Comment 2 rozhuk.im 2021-04-03 08:54:46 UTC
(In reply to Michael Tuexen from comment #1)

IMHO configs provided by links should be enough to reproduce configuration.
Panic happen after some time (1-10 min) after I set net.inet.tcp.functions_default=rack or bbr.
This is home router/firewall/webserver/samba/rtorrent/ssh server.
Comment 3 Michael Tuexen freebsd_committer 2021-04-03 09:09:26 UTC
(In reply to rozhuk.im from comment #2)
I agree about the config. Was asking about some specific things to do to reproduce it (like ssh into the box) or something else.
Comment 4 rozhuk.im 2021-04-03 09:29:51 UTC
(In reply to Michael Tuexen from comment #3)

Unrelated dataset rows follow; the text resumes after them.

qkd_status qkd_trace_decode(const qkd_code* c, const double* llr, const uint8_t* syndrome,
                            uint32_t max_iterations, double msg_threshold, uint32_t flags,
                            double* c2b_trace, double* total_trace, uint32_t* iterations,
                            uint8_t* syndrome_match) {
    clear_error();
    if (!c || !llr || !syndrome || !iterations || !syndrome_match)
        return set_error(QKD_ERR_INVALID_ARG, "null argument");
    qkd_status s = check_decode_params(max_iterations, msg_threshold, flags);
    if (s != QKD_OK) return s;
    if ((flags & QKD_VARIANT_MASK) != QKD_VARIANT_SP_F64)
        return set_error(QKD_ERR_UNSUPPORTED, "trace is provided for the reference rule (QKD_VARIANT_SP_F64) only");
    DeviceGuard g(c->device);
    qkd_workspace* ws = qkd_workspace_create(c, &s);
    if (!ws) return s;
    const size_t stride = (size_t)c->max_dv * c->n_pad + c->n_pad;
    double *d_llr = nullptr, *d_tr = nullptr;
    uint8_t *d_syn = nullptr, *d_ok = nullptr;
    uint32_t* d_it = nullptr;
    auto cleanup = [&]() {
        for (void* p : {(void*)d_llr, (void*)d_tr, (void*)d_syn, (void*)d_ok, (void*)d_it})
            if (p) (void)hipFree(p);
        qkd_workspace_destroy(ws);
    };
    hipStream_t st = nullptr;
    if (hipMalloc(&d_llr, (size_t)c->n * 8) != hipSuccess || hipMalloc(&d_syn, (size_t)c->m) != hipSuccess ||
        hipMalloc(&d_ok, 1) != hipSuccess || hipMalloc(&d_it, 4) != hipSuccess ||
        hipMalloc(&d_tr, stride * max_iterations * 8) != hipSuccess) {
        cleanup();
        return set_error(QKD_ERR_OUT_OF_MEMORY, "trace: cannot allocate %zu B", stride * max_iterations * 8);
    }
    std::vector<uint8_t> syn01((size_t)c->m);
    for (int32_t j = 0; j < c->m; ++j) syn01[j] = syndrome[j] ? 1 : 0;
    hipError_t e = hipMemcpy(d_llr, llr, (size_t)c->n * 8, hipMemcpyHostToDevice);
    if (e == hipSuccess) e = hipMemcpy(d_syn, syn01.data(), (size_t)c->m, hipMemcpyHostToDevice);
    if (e != hipSuccess) {
        cleanup();
        return set_error(QKD_ERR_DEVICE, "trace: %s", hipGetErrorString(e));
    }
    DecodeArgs a{};
    a.pinf = std::numeric_limits<float>::infinity();
    a.n_frames = 1;
    a.max_it = max_iterations;
    a.thr = msg_threshold;
    a.clamp_on = (flags & QKD_FLAG_THRESHOLD) ? 1 : 0;
    a.llr = d_llr;
    a.syn = d_syn;
    a.iters = d_it;
    a.sp_ok = d_ok;
    a.trace = d_tr;
    a.trace_stride = stride;
    s = launch_decode(c, ws, a, kModeLlr, flags, st);
    if (s == QKD_OK) {
        std::vector<double> tr(stride * max_iterations);
        e = hipDeviceSynchronize();
        if (e == hipSuccess) e = hipMemcpy(iterations, d_it, 4, hipMemcpyDeviceToHost);
        if (e == hipSuccess) e = hipMemcpy(syndrome_match, d_ok, 1, hipMemcpyDeviceToHost);
        if (e == hipSuccess) e = hipMemcpy(tr.data(), d_tr, tr.size() * 8, hipMemcpyDeviceToHost);
        if (e != hipSuccess) {
            s = set_error(QKD_ERR_DEVICE, "trace: %s", hipGetErrorString(e));
        } else {
            const size_t nm = (size_t)c->max_dv * c->n_pad;
            for (uint32_t t = 0; t < *iterations; ++t) {
                const double* src = tr.data() + t * stride;
                if (c2b_trace)
                    for (int32_t i = 0; i < c->n; ++i)
                        for (int32_t k = 0; k < c->bit_ptr[i + 1] - c->bit_ptr[i]; ++k)
                            c2b_trace[(size_t)t * c->e + c->bit_ptr[i] + k] = src[(size_t)k * c->n_pad + i];
                if (total_trace)
                    for (int32_t i = 0; i < c->n; ++i) total_trace[(size_t)t * c->n + i] = src[nm + i];
            }
        }
    }
    cleanup();
    return s;
}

Nothing specific that I could describe.
Probably some strange tcp traffic from internet by www/torrent/ssh.
One rule in PF with "flags S/SA synproxy state", few with "flags S/SA modulate state".

Probably only sysctl.conf would be enough.

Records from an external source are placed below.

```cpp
template <typename V, int S, int XE, bool LP>
__device__ __forceinline__ void hs_strip(const HsArgs<V>& a, const int x0, const int ybeg, const int yend, const bool owns,
                                         const int lane, typename FedV<V>::V4* yring, typename FedV<V>::V4* xstage, unsigned long long* cbuf,
                                         const HsCold* cold)
{
    using G = HsGeo<S, LP>;
    using V4 = typename FedV<V>::V4;
    const int h = a.h, w = a.w;
    const int xl = min(max(x0, 0), a.p - 4);
    const int t0 = LP ? max(max(0, ybeg - 1 - 2 * S) - 4, -2) : max(0, ybeg - 1 - 2 * S);
    const int tend = yend + 2 * S;
    unsigned xok = 0;
#pragma unroll
    for (int k = 0; k < 4; k++)
        if (hak_ext_inside(x0 + k, w, a.ex.psz, a.ex.border)) xok |= 1u << k;
    int er0 = 0, er1 = 0;
    if (a.ex.maps != nullptr) {
        auto row_ok = [&](int e) { return hak_ext_inside(e, h, a.ex.psz, a.ex.border); };
        er0 = ybeg; er1 = yend;
        while (er0 < er1 && !row_ok(er0)) er0++;
        while (er1 > er0 && !row_ok(er1 - 1)) er1--;
    }
    const __amdgpu_buffer_rsrc_t orsrc = hak_buf_rsrc(a.obase);
    const unsigned xb = (unsigned)x0 * (unsigned)sizeof(V);
// ... 10 lines not shown
    T.cb.n = 0;
    const V zz = 0;
    const V4 z4 = mk4(zz, zz, zz, zz);
#pragma unroll
    for (int i = 0; i < G::R; i++) { T.A[i] = T.X[i] = z4; T.Y[i * 64 + lane] = z4; }
    T.Dm = T.Dc = T.Dp = z4;
    if constexpr (LP) {
#pragma unroll
        for (int i = 0; i < G::R; i++) T.W[i] = T.Rp[i] = z4;
#pragma unroll
        for (int i = 0; i < G::PD; i++)
            T.W[pmod(2 + i, G::R)] = hak_load_stream(reinterpret_cast<const V4*>(a.src + (unsigned)(min(t0 + 2 + i, h - 1) * a.p + xl)));
    } else {
#pragma unroll
        for (int i = 0; i < G::PD; i++) T.A[i] = hak_load_stream(reinterpret_cast<const V4*>(a.src + (unsigned)(min(t0 + i, h - 1) * a.p + xl)));
    }
    for (int tb = t0; tb <= tend; tb += G::R) {
        if (tb <= 2 * S || tb + G::R - 1 >= h - (LP ? 2 : 0))
            hs_group<V, S, XE, true, LP>(std::make_integer_sequence<int, G::R>{}, T, tb, a, xl, x0, ybeg, yend, owns, xok, lane, orsrc, ovoff, er0, er1, cold);
        else
            hs_group<V, S, XE, false, LP>(std::make_integer_sequence<int, G::R>{}, T, tb, a, xl, x0, ybeg, yend, owns, xok, lane, orsrc, ovoff, er0, er1, cold);
    }
    if (a.ex.maps != nullptr) hs_flush(T.cb, cold, lane);
}

template <typename V, int S, bool LP>
__global__ __launch_bounds__(256, (HsGeo<S, LP>::MINW)) void k_hessian_stream(HsArgs<V> a, long stride, int ry, int nbx, int nby, int nimg)
{
    using G = HsGeo<S, LP>;
    __shared__ typename FedV<V>::V4 yring[4 * G::R * 64];
    __shared__ typename FedV<V>::V4 xstage[4 * 64];
    __shared__ unsigned long long cbuf[4 * HS_CBUF];
    __shared__ HsCold cold;
    int bx, by, img;
    if (!hak_xcd_decode(nbx, nby, nimg, bx, by, img)) return;
    a.src += (long)img * stride; a.obase += (long)img * stride;
// ... 90 lines not shown
```

cuda-akaze_amd/csrc/kernels_probe.hip:

```cpp
#include "fed_common.h"

template <int NI, bool NT>
__global__ __launch_bounds__(256) void k_copy_probe(const float4* __restrict__ src, float4* __restrict__ dst, long n4)
{
    const long stride = (long)gridDim.x * 256 * NI;
    long i = (long)blockIdx.x * 256 * NI + threadIdx.x;
    for (; i + 256 * (NI - 1) < n4; i += stride) {
        float4 v[NI];
#pragma unroll
        for (int j = 0; j < NI; j++) v[j] = src[i + 256 * j];
#pragma unroll
        for (int j = 0; j < NI; j++) {
            if (NT) hak_store_nt(dst + i + 256 * j, v[j]);
            else dst[i + 256 * j] = v[j];
        }
    }
    for (; i < n4; i += 256) dst[i] = src[i];
}
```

This is old bug for me, from 12, I do not report because first reply was "try with current", and with current in vbox it does not panic.
Comment 5 Michael Tuexen freebsd_committer 2021-04-03 09:49:02 UTC
(In reply to rozhuk.im from comment #4)
So to be clear:
(a) This bug happens on stable/13 of some days ago
(b) This bug does not happen on current
Are both statements correct?
Comment 6 rozhuk.im 2021-04-05 09:46:57 UTC
(In reply to Michael Tuexen from comment #5)

a) yes
b) I do not know now. I do tests on current more than year ago.